The previous post in this series described the first step of the data monitoring process — defining. Therefore, once we have defined the objective of our initiative and, consequently, also data sources and specific requirements towards them, we can move on to studying the data.
Step 2. Profiling
Gaining better understanding of data and discovering potential irregularities requires analysis. This process is called profiling. Profiling will allow us, among others, to verify whether table descriptions match the physical contents and whether relationships between the tables are in line with those generally accepted in the organisation. Profiling can be split into 4 basic types of analyses:
- Column profiling — this type of analysis gives us access to different types of statistical measures, such as: minimum, maximum, mean, median, mode or standard deviation as well as insight into distributions of value frequency and data patterns. There are two types of patterns — word and character patterns. Word patterns involve substitution of words with specific symbols (e.g. John Smith aged 59 will be presented as the following sequence: A A A 9), while character patterns involve substitution of different individual characters with a specific symbol (e.g. John Smith aged 59 will be presented as the following sequence: Aaaa Aaaaa aaaa 99).

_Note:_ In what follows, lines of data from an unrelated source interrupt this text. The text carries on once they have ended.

## Parallelize InfoNCE fwd/bwd across pairs and use online-softmax CE kernels

Adds a 768-thread InfoNCE forward kernel that processes all six pairs at once, two waves per pair, with four B rows per iteration. It rewrites the InfoNCE backward so each wave handles one pair term and broadcasts gradients via readlane, reusing each X load across four rows, then reduces the partials in shared memory. Cross-entropy forward becomes a single-pass online max/sum, and a vectorized chunked cross-entropy backward kernel is added for aligned inputs. The goal is fewer serial passes and better memory reuse, at the cost of more code paths and slightly different floating-point rounding.

```diff
diff --git a/vln-goat_amd/csrc/causal.hip b/vln-goat_amd/csrc/causal.hip
--- a/vln-goat_amd/csrc/causal.hip
+++ b/vln-goat_amd/csrc/causal.hip
@@ -235,6 +235,76 @@
 struct NceRole { float* out; int rows; int n; int pd[6]; int is_b[6]; };
 struct NceBwdArgs { NceArgs p; NceRole role[8]; int nroles; int row_groups; };
 
+__device__ __forceinline__ float nce_dot4(float s, const f32x4& x, const f32x4& y) {
+#pragma clang fp contract(off)
+  const float t = x[0] * y[0] + x[1] * y[1] + x[2] * y[2] + x[3] * y[3];
+  return s + t;
+}
+
+constexpr int NCE_FAST_MAXBA = 2048;
+__global__ __launch_bounds__(768) void infonce_fwd_wide_kernel(NceArgs p) {
+  extern __shared__ float sh[];
+  __shared__ float term[6];
+  const int i = blockIdx.x;
+  const int lane = threadIdx.x & 63, wave = threadIdx.x >> 6;
+  const int pd = wave >> 1, half = wave & 1;
+  const int Ba = p.Ba, H = p.H;
+  float* s_pd = sh + pd * Ba;
+  const float* arow = p.a[pd] + (int64_t)i * H;
+  const float* bmat = p.b[pd];
+  int j = half;
+  for (; j + 6 < Ba; j += 8) {
+    const float* b0 = bmat + (int64_t)j * H;
+    const float* b1 = b0 + 2 * (int64_t)H;
+    const float* b2 = b0 + 4 * (int64_t)H;
+    const float* b3 = b0 + 6 * (int64_t)H;
+    float s0 = 0.f, s1 = 0.f, s2 = 0.f, s3 = 0.f;
+    for (int k = lane * 4; k < H; k += 256) {
+      const f32x4 x = *reinterpret_cast<const f32x4*>(arow + k);
+      const f32x4 y0 = *reinterpret_cast<const f32x4*>(b0 + k), y1 = *reinterpret_cast<const f32x4*>(b1 + k);
+      const f32x4 y2 = *reinterpret_cast<const f32x4*>(b2 + k), y3 = *reinterpret_cast<const f32x4*>(b3 + k);
+      s0 = nce_dot4(s0, x, y0);
+      s1 = nce_dot4(s1, x, y1);
+      s2 = nce_dot4(s2, x, y2);
+      s3 = nce_dot4(s3, x, y3);
+    }
+    s0 = wave_sum(s0); s1 = wave_sum(s1); s2 = wave_sum(s2); s3 = wave_sum(s3);
+    if (lane == 0) {
+      s_pd[j] = s0 * p.inv_tau; s_pd[j + 2] = s1 * p.inv_tau; s_pd[j + 4] = s2 * p.inv_tau; s_pd[j + 6] = s3 * p.inv_tau;
+    }
+  }
+  for (; j < Ba; j += 2) {
+    const float* brow = bmat + (int64_t)j * H;
+    float s = 0.f;
+    for (int k = lane * 4; k < H; k += 256) {
+      const f32x4 x = *reinterpret_cast<const f32x4*>(arow + k), y = *reinterpret_cast<const f32x4*>(brow + k);
+      s = nce_dot4(s, x, y);
+    }
+    s = wave_sum(s);
+    if (lane == 0) s_pd[j] = s * p.inv_tau;
+  }
+  __syncthreads();
+  if (half == 0) {
+    float m = -INFINITY;
+    for (int jj = lane; jj < Ba; jj += 64) m = fmaxf(m, s_pd[jj]);
+    m = wave_max(m);
+    float l = 0.f;
+    for (int jj = lane; jj < Ba; jj += 64) l += __expf(s_pd[jj] - m);
+    l = wave_sum(l);
+    const float lse = m + __logf(l);
+    float* pr = p.prob + ((int64_t)pd * p.Bl + i) * Ba;
+    for (int jj = lane; jj < Ba; jj += 64) pr[jj] = __expf(s_pd[jj] - lse);
+    if (lane == 0) term[pd] = 0.5f * (lse - s_pd[p.target0 + i]);
+  }
+  __syncthreads();
+  if (threadIdx.x == 0) {
+    float lsum = 0.f;
+#pragma unroll
+    for (int k = 0; k < 6; ++k) lsum += term[k];
+    p.loss[i] += lsum;
+  }
+}
+
 __global__ __launch_bounds__(256) void infonce_fwd_kernel(NceArgs p) {
   extern __shared__ float sh[];
   __shared__ float lsum;
@@ -249,7 +319,7 @@
       float s = 0.f;
       for (int k = lane * 4; k < p.H; k += 256) {
         const f32x4 x = *reinterpret_cast<const f32x4*>(arow + k), y = *reinterpret_cast<const f32x4*>(brow + k);
-        s += x[0] * y[0] + x[1] * y[1] + x[2] * y[2] + x[3] * y[3];
+        s = nce_dot4(s, x, y);
       }
       s = wave_sum(s);
       if (lane == 0) sh[j] = s * p.inv_tau;
@@ -272,33 +342,73 @@
   if (threadIdx.x == 0) p.loss[i] += lsum;
 }
 
-__global__ __launch_bounds__(256) void infonce_bwd_kernel(NceBwdArgs q) {
+constexpr int NCE_BWD_WAVES = 6;
+__device__ __forceinline__ float nce_lane(float v, int l) { return __int_as_float(__builtin_amdgcn_readlane(__float_as_int(v), l)); }
+__global__ __launch_bounds__(64 * NCE_BWD_WAVES) void infonce_bwd_kernel(NceBwdArgs q) {
+  __shared__ float part[NCE_BWD_WAVES][4][64];
   const NceArgs& p = q.p;
   const int ro = blockIdx.x / q.row_groups, rg = blockIdx.x % q.row_groups;
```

- Analysis between columns — this type of analysis involves verification of consistency of several columns within a single table. We verify whether values of a given attribute (e.g. gender) match the name field or whether proportions of values from three different columns in relation to the next one are kept. During verification of multiple columns in a single table, we will also verify natural keys.
- Analysis between tables — this group of analyses involves verification not only of consistency between different tables but also of whether the data contain redundancy or not. Key analyses include e.g. analysis of foreign keys, orphaned record search or data difference and similarity search. Sometimes, columns with seemingly different names can contain the same information, while columns with identical names can contain data from completely different areas.

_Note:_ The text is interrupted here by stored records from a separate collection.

@@ -113,6 +126,29 @@
   bf16_t* __restrict__ dxp = reinterpret_cast<bf16_t*>(a.dx);
   const unsigned stg_wr = lds_u32(smem) + (unsigned)(STAGING + (pb * 16 + r16) * SPITCH + cb * 32 + q4 * 8);
 
+  const bool tr_wave = !SMALL || wave < 4;
+  const int tr_row = (wave & 1) * 16 + lrow;
+  float ts[BNA ? NTR : 1][8], tb[BNA ? NTR : 1][8], tA[BNA ? NTR : 1][8], tB[BNA ? NTR : 1][8], tC[BNA ? NTR : 1][8];
+  if constexpr (BNA) {
+    if (tr_wave) {
+#pragma unroll
+      for (int j = 0; j < NTR; ++j) {
+        const int c0 = ((wave + NW * j) >> 1) * 32 + lslot * 8;
+#pragma unroll
+        for (int q = 0; q < 2; ++q) {
+          const float4 v0 = *reinterpret_cast<const float4*>(a.bscale + c0 + 4 * q), v1 = *reinterpret_cast<const float4*>(a.bshift + c0 + 4 * q);
+          const float4 v2 = *reinterpret_cast<const float4*>(a.bcA + c0 + 4 * q), v3 = *reinterpret_cast<const float4*>(a.bcB + c0 + 4 * q);
+          const float4 v4 = *reinterpret_cast<const float4*>(a.bcC + c0 + 4 * q);
+          ts[j][4 * q] = v0.x; ts[j][4 * q + 1] = v0.y; ts[j][4 * q + 2] = v0.z; ts[j][4 * q + 3] = v0.w;
+          tb[j][4 * q] = v1.x; tb[j][4 * q + 1] = v1.y; tb[j][4 * q + 2] = v1.z; tb[j][4 * q + 3] = v1.w;
+          tA[j][4 * q] = v2.x; tA[j][4 * q + 1] = v2.y; tA[j][4 * q + 2] = v2.z; tA[j][4 * q + 3] = v2.w;
+          tB[j][4 * q] = v3.x; tB[j][4 * q + 1] = v3.y; tB[j][4 * q + 2] = v3.z; tB[j][4 * q + 3] = v3.w;
+          tC[j][4 * q] = v4.x; tC[j][4 * q + 1] = v4.y; tC[j][4 * q + 2] = v4.z; tC[j][4 * q + 3] = v4.w;
+        }
+      }
+    }
+  }
+
   float fs[4], fb[4], fm[4], sg[4], sx[4];
   if constexpr (FUSE) {
 #pragma unroll
@@ -133,6 +169,34 @@
     const int newer = issued - 1 - t;
     if (S > 2 && newer >= S - 2) asm volatile("s_waitcnt vmcnt(%0)" ::"n"((S > 2 ? S - 2 : 0) * NPW) : "memory");
     else asm volatile("s_waitcnt vmcnt(0)" ::: "memory");
+    if constexpr (BNA) {
+      if (tr_wave) {
+        typedef unsigned u32x4_t __attribute__((ext_vector_type(4)));
+        const bool row_live = px0 + t * BP + tr_row < px_end;
+        u32x4_t rd[NTR], ry[NTR];
+        unsigned ad[NTR];
+#pragma unroll
+        for (int j = 0; j < NTR; ++j) {
+          ad[j] = lds_u32(smem) + (unsigned)(WD_BYTES + slot * STG + ((wave + NW * j) >> 1) * 2048 + (wave & 1) * 1024 + lane * 16);
+          asm volatile("ds_read_b128 %0, %1" : "=v"(rd[j]) : "v"(ad[j]) : "memory");
+          asm volatile("ds_read_b128 %0, %1 offset:%2" : "=v"(ry[j]) : "v"(ad[j]), "n"(KB * 2048) : "memory");
+        }
+        asm volatile("s_waitcnt lgkmcnt(0)" ::: "memory");
+#pragma unroll
+        for (int j = 0; j < NTR; ++j) {
+          asm volatile("" : "+v"(rd[j]), "+v"(ry[j]));
+          float d[8], v[8], o[8];
+          ET<bf16_t>::unpack(make_uint4(rd[j][0], rd[j][1], rd[j][2], rd[j][3]), d);
+          ET<bf16_t>::unpack(make_uint4(ry[j][0], ry[j][1], ry[j][2], ry[j][3]), v);
+#pragma unroll
+          for (int e = 0; e < 8; ++e)
+            o[e] = row_live ? mdcv_bn_bwd_dy(d[e], v[e], ts[j][e], tb[j][e], tA[j][e], tB[j][e], tC[j][e], a.bact, a.bslope) : 0.f;
+          const uint4 qo = ET<bf16_t>::pack(o);
+          const u32x4_t wo = {qo.x, qo.y, qo.z, qo.w};
+          asm volatile("ds_write_b128 %0, %1" ::"v"(ad[j]), "v"(wo) : "memory");
+        }
+      }
+    }
     asm volatile("s_waitcnt lgkmcnt(0)" ::: "memory");
     __builtin_amdgcn_s_barrier();
     if (issued < ntiles) {
@@ -158,7 +222,7 @@
 
     {
       bf16x8_t fx[2], fd[CO4];
-      const unsigned xb = lds_u32(stg) + (unsigned)(KB * 2048 + wn * (2048 + 128) + trow * 64 + tsub);
+      const unsigned xb = lds_u32(stg) + (unsigned)(XOFF + wn * (2048 + 128) + trow * 64 + tsub);
 #pragma unroll
       for (int j = 0; j < 2; ++j) {
         const unsigned ad = xb + (unsigned)((((2 * j + tq) ^ swz(trow)) << 4));
@@ -190,7 +254,7 @@
     __builtin_amdgcn_s_barrier();
     {
       const int p = px0 + t * BP + erow;
-      const unsigned sbase = lds_u32(stg) + (unsigned)(KB * 2048 + eoff64);
+      const unsigned sbase = lds_u32(stg) + (unsigned)(XOFF + eoff64);
       uint2 d = lds_rd64(lds_u32(smem) + (unsigned)(STAGING + erow * SPITCH + ecg * 8)), q = d, yq = d;
       if constexpr (ADD) q = lds_rd64(sbase + T64);
       if constexpr (FUSE) yq = lds_rd64(sbase + (NX - 1) * T64);
@@ -263,12 +327,16 @@
 #undef PWB_ISSUE_TILE
 #undef PWB_ISSUE_ONE
 
-template <int CO4, int S, bool ADD, bool FUSE>
+constexpr int pwb_lds(int KB, int S, int nx, bool bna) { return KB * 4096 + S * ((bna ? 2 : 1) * KB * 2048 + nx * T64) + BP * SPITCH + 1024; }
+constexpr int PWB_LDS_MAX = 160 * 1024;
+constexpr int pwb_stages(int KB, int nx, bool bna) { return pwb_lds(KB, 3, nx, bna) <= PWB_LDS_MAX && KB < 16 ? 3 : 2; }
+
+template <int CO4, bool ADD, bool FUSE, bool BNA>
 int launch_pwb(const PwbArgs& a, hipStream_t st) {
-  constexpr int KB = 2 * CO4, NX = 1 + (ADD ? 1 : 0) + (FUSE ? 1 : 0);
-  constexpr int LDS = KB * 4096 + S * (KB * 2048 + NX * T64) + BP * SPITCH + 1024;
-  static_assert(LDS <= 160 * 1024, "LDS budget");
-  auto kern = pw_bwd_kernel<CO4, S, ADD, FUSE>;
+  constexpr int KB = 2 * CO4, NX = 1 + (ADD ? 1 : 0) + (FUSE ? 1 : 0), S = pwb_stages(KB, NX, BNA);
+  constexpr int LDS = pwb_lds(KB, S, NX, BNA);
+  static_assert(LDS <= PWB_LDS_MAX, "LDS budget");
+  auto kern = pw_bwd_kernel<CO4, S, ADD, FUSE, BNA>;
   static DynLds dyn_lds;
   if (hipError_t e = mdcv_dyn_lds(dyn_lds, reinterpret_cast<const void*>(kern), LDS); e != hipSuccess) return (int)e;
   const unsigned grid = (unsigned)(8 * cdiv(a.nslabs, 8) * a.slices);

- Validation using business rules — this group of analyses is the most proactive one and involves detection of predetermined elements, such as non-compliance with organisation standards. For instance, we may require that the telephone number field in the customer file not be empty or that the email address be entered in a specific format. Rules can be defined at the level of an individual column, set of columns or at the level of multiple columns in multiple tables.
All these analyses will not only help us become better acquainted with the data or create data clearing processes, but first and foremost, help us verify the usefulness of our data quality indicators and will affect their final shape.
Tools which may be useful in data profiling include SAS Data Management Studio with profiling tasks and SAS Enterprise Guide. While both tools will allow for data analysis, they are intended for different types of users. The former application is intended for business users since it contains a ready-made set of analyses dedicated precisely to profiling tasks.
Figure 1. Report on a data profiling task in SAS Data Management Studio
These analyses include, among others, analysis of notation patterns, relationships, outliers or descriptive statistics. Additionally, it is also possible to define one’s own measures or business rules to verify data. Everything is available at the level of creators adapted to the business user’s requirements. Users with a more technical profile may be interested in more flexible tools. Such tools require more workload but also offer more freedom. These users will find SAS Enterprise Guide useful, allowing them to independently define data queries and reports, which they will be table to subsequently group into one or several data flows.
Figure 2. Sample data analysis process in SAS Enterprise Guide
Once we already know our data and what they really contain and once we have defined descriptions of business rules, we can start creating technical data monitoring rules.